__About this task__. Look through the records that follow. Copy every line containing the word "nfrag".

__Supplied records__.
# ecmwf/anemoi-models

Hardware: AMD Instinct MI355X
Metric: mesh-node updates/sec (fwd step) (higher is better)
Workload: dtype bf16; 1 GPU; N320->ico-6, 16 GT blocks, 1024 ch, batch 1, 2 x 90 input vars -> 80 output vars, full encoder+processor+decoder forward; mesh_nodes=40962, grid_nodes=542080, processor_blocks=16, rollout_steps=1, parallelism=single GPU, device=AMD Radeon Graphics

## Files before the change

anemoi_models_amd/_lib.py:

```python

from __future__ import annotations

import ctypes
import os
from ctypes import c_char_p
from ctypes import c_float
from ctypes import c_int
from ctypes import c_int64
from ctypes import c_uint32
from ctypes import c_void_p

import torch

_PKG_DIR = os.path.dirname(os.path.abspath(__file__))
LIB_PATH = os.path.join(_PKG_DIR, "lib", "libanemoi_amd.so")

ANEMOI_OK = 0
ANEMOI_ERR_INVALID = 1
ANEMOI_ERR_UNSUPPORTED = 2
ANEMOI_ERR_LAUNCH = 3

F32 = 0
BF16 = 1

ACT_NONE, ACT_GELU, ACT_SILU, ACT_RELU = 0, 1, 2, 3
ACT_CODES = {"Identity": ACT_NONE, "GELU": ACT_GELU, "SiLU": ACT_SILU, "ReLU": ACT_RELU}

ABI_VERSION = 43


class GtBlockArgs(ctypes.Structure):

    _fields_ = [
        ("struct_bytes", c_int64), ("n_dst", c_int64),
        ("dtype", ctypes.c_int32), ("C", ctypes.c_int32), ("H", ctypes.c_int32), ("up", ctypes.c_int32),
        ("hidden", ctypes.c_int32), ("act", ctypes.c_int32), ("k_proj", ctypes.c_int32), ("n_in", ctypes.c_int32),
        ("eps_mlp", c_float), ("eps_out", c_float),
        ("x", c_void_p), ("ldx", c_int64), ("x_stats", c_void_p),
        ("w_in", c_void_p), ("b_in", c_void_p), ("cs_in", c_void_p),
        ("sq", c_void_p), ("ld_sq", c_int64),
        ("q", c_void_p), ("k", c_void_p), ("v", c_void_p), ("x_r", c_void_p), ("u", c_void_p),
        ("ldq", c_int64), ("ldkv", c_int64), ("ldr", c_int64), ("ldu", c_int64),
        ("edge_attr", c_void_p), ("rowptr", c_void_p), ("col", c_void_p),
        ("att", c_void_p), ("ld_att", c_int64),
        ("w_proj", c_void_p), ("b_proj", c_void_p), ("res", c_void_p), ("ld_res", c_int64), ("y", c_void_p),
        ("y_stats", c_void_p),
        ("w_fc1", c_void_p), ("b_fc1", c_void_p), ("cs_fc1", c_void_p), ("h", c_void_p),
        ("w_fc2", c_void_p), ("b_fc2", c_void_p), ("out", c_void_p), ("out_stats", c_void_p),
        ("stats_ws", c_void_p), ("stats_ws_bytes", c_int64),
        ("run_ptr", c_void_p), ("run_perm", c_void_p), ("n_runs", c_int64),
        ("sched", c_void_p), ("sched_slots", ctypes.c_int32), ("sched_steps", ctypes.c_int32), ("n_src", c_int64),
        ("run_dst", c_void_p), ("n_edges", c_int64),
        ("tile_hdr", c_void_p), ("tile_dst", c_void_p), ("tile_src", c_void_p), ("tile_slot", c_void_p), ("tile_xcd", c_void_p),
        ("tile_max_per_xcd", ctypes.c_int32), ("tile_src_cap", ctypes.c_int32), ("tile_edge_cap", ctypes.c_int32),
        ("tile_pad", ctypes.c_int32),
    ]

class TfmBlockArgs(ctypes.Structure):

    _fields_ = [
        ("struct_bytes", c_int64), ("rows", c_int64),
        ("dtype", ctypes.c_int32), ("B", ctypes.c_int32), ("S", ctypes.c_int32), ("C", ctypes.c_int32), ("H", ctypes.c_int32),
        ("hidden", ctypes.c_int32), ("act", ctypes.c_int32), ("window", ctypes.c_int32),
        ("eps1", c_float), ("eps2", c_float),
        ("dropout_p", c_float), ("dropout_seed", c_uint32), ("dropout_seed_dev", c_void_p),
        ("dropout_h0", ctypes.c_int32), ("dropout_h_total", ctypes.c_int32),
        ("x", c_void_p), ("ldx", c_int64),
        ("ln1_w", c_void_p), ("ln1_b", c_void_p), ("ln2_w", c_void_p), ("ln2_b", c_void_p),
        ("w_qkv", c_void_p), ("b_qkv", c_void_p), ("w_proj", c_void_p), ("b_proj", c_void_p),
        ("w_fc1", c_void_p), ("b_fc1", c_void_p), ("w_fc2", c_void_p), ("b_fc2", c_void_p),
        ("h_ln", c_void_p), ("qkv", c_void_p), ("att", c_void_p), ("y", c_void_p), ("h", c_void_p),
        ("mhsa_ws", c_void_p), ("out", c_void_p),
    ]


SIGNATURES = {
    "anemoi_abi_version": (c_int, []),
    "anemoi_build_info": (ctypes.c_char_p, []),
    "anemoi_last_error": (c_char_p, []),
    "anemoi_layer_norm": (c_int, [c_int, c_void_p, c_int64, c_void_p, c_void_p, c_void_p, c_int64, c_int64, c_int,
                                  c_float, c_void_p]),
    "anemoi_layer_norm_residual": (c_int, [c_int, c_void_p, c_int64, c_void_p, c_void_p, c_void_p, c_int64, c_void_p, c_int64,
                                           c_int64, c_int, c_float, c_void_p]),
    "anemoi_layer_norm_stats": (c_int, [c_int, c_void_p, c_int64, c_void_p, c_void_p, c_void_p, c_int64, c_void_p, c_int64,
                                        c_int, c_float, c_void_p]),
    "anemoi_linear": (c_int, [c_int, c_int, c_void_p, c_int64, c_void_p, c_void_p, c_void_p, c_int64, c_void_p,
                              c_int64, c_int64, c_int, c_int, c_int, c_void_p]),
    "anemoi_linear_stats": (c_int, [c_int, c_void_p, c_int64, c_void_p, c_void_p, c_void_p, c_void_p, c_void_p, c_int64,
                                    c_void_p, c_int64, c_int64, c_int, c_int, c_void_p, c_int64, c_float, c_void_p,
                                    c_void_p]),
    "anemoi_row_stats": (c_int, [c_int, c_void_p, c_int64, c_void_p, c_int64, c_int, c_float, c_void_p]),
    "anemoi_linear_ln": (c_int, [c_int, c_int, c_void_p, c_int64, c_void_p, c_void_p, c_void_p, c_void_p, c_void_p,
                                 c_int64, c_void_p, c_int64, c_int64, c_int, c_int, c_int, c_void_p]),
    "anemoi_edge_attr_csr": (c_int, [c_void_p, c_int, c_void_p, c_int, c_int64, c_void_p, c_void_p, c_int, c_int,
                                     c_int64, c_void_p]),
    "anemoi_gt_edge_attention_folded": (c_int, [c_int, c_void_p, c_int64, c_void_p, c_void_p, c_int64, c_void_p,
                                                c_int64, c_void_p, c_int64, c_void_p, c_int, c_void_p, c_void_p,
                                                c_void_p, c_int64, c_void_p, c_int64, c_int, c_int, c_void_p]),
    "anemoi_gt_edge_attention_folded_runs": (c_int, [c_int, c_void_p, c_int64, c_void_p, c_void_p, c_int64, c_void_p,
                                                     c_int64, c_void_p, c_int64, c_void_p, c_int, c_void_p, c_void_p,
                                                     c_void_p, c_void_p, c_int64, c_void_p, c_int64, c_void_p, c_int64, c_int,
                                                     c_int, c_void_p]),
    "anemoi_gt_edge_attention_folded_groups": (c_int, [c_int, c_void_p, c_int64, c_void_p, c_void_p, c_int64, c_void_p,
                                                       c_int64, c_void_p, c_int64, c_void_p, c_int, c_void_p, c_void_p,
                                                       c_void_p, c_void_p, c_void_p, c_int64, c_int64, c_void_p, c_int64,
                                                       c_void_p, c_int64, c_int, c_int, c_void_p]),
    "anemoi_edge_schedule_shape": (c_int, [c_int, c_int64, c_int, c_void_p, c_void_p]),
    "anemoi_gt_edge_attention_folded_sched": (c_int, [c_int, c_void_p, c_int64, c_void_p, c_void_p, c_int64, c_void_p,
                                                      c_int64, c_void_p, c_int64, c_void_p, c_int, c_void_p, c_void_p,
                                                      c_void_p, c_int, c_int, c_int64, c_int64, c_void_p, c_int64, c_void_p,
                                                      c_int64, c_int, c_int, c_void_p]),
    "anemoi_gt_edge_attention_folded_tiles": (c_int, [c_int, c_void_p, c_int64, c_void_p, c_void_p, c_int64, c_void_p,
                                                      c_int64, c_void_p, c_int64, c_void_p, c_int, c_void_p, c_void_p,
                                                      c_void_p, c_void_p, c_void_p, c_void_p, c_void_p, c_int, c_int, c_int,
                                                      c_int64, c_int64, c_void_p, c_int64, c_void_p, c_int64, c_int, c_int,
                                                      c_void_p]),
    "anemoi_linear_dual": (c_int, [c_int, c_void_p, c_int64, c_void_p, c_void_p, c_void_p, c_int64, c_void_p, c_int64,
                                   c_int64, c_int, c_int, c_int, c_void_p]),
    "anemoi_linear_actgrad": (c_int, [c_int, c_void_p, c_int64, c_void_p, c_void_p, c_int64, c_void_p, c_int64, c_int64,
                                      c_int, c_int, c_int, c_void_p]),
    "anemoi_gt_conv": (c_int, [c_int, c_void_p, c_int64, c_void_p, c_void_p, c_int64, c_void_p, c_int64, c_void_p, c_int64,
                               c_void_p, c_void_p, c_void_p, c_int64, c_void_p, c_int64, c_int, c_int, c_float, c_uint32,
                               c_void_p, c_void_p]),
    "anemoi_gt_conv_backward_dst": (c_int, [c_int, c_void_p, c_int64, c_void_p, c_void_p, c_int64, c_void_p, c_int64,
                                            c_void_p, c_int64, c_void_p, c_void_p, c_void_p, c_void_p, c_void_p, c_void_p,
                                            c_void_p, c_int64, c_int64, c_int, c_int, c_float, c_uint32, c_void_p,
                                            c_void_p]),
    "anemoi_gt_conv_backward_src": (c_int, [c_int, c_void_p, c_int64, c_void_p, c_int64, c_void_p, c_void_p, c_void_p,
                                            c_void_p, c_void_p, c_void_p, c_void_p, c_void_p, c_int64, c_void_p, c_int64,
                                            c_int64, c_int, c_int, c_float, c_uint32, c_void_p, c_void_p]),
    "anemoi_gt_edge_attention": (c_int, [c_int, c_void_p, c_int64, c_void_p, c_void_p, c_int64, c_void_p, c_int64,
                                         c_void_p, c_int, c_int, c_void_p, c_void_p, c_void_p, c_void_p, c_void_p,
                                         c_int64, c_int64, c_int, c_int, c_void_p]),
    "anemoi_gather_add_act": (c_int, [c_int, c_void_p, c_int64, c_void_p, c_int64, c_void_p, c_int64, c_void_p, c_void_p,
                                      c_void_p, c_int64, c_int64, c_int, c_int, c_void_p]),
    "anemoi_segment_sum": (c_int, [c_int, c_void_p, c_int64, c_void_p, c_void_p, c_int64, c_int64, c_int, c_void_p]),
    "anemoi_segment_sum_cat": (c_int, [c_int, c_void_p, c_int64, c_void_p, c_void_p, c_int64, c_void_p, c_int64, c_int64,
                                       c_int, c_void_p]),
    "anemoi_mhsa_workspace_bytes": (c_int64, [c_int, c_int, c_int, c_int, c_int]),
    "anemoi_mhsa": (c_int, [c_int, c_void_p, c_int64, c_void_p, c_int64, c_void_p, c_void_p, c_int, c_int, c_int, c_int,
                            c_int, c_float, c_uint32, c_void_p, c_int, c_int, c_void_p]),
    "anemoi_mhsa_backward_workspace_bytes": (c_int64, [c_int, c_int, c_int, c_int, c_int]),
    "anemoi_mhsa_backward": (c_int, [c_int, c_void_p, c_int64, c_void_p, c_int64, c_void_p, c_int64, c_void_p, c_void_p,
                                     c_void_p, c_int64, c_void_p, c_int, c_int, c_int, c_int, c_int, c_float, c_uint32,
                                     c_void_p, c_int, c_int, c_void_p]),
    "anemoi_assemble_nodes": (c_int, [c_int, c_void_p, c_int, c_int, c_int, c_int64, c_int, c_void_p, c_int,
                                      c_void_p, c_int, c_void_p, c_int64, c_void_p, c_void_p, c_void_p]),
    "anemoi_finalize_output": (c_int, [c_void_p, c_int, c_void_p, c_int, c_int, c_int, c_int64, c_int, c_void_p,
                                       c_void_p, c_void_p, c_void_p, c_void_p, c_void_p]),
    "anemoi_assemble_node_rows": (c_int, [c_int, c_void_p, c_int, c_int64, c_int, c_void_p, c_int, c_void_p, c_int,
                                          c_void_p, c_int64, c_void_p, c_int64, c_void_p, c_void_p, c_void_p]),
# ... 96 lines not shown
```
...
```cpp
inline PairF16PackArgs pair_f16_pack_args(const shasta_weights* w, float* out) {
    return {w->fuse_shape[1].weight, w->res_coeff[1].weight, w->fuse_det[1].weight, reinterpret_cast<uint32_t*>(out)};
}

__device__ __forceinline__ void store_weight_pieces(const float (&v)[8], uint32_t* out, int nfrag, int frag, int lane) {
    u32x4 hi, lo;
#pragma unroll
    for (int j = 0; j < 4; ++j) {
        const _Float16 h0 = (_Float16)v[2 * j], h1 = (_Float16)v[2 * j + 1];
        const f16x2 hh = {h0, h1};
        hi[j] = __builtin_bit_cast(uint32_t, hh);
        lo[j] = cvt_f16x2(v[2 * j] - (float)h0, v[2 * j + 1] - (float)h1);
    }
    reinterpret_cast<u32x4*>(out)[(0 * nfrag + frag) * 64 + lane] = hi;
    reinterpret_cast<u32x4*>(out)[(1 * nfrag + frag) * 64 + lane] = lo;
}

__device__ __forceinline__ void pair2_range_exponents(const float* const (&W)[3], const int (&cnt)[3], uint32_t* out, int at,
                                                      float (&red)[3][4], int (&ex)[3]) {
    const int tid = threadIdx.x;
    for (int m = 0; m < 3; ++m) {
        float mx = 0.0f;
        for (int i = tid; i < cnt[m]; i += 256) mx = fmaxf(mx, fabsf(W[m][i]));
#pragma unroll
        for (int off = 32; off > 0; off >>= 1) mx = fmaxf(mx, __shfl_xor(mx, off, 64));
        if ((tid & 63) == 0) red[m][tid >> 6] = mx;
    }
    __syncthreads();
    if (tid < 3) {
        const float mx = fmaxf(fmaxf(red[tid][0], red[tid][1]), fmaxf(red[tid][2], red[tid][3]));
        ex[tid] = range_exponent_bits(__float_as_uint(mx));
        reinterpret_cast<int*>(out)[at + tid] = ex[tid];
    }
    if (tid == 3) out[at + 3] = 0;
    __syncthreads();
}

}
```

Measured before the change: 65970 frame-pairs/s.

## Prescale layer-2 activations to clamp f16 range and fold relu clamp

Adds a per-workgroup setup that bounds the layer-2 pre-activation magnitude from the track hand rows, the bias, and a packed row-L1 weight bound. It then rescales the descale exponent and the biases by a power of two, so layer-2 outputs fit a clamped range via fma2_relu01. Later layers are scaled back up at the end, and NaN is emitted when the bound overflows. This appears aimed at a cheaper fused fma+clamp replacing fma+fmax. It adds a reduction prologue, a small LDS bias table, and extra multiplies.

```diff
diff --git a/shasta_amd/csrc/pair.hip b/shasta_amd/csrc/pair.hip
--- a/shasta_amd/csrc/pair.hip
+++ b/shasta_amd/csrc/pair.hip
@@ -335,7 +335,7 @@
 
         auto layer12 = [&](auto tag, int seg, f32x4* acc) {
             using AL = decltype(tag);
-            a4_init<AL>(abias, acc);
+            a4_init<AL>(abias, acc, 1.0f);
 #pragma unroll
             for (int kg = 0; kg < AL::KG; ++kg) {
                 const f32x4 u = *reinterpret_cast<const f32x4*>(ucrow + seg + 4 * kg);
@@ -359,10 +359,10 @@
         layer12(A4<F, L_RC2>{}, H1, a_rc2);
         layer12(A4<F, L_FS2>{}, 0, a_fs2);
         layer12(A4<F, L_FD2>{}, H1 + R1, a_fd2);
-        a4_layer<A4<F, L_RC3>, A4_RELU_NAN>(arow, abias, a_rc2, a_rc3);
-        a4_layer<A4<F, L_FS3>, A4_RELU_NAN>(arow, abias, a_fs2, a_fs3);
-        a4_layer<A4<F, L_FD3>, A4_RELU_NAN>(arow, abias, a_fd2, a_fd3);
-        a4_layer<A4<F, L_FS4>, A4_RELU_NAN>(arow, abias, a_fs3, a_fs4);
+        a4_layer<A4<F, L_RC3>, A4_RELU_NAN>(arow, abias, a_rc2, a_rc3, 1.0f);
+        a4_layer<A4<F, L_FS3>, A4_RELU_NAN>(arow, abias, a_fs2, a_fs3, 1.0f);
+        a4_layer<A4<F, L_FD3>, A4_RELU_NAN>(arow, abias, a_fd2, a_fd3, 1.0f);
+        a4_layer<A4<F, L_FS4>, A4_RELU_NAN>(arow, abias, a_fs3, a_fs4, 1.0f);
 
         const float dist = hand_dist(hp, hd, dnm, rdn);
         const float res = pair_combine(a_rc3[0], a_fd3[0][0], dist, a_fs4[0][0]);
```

__The completed task__.
__device__ __forceinline__ void store_weight_pieces(const float (&v)[8], uint32_t* out, int nfrag, int frag, int lane) {
    reinterpret_cast<u32x4*>(out)[(0 * nfrag + frag) * 64 + lane] = hi;
    reinterpret_cast<u32x4*>(out)[(1 * nfrag + frag) * 64 + lane] = lo;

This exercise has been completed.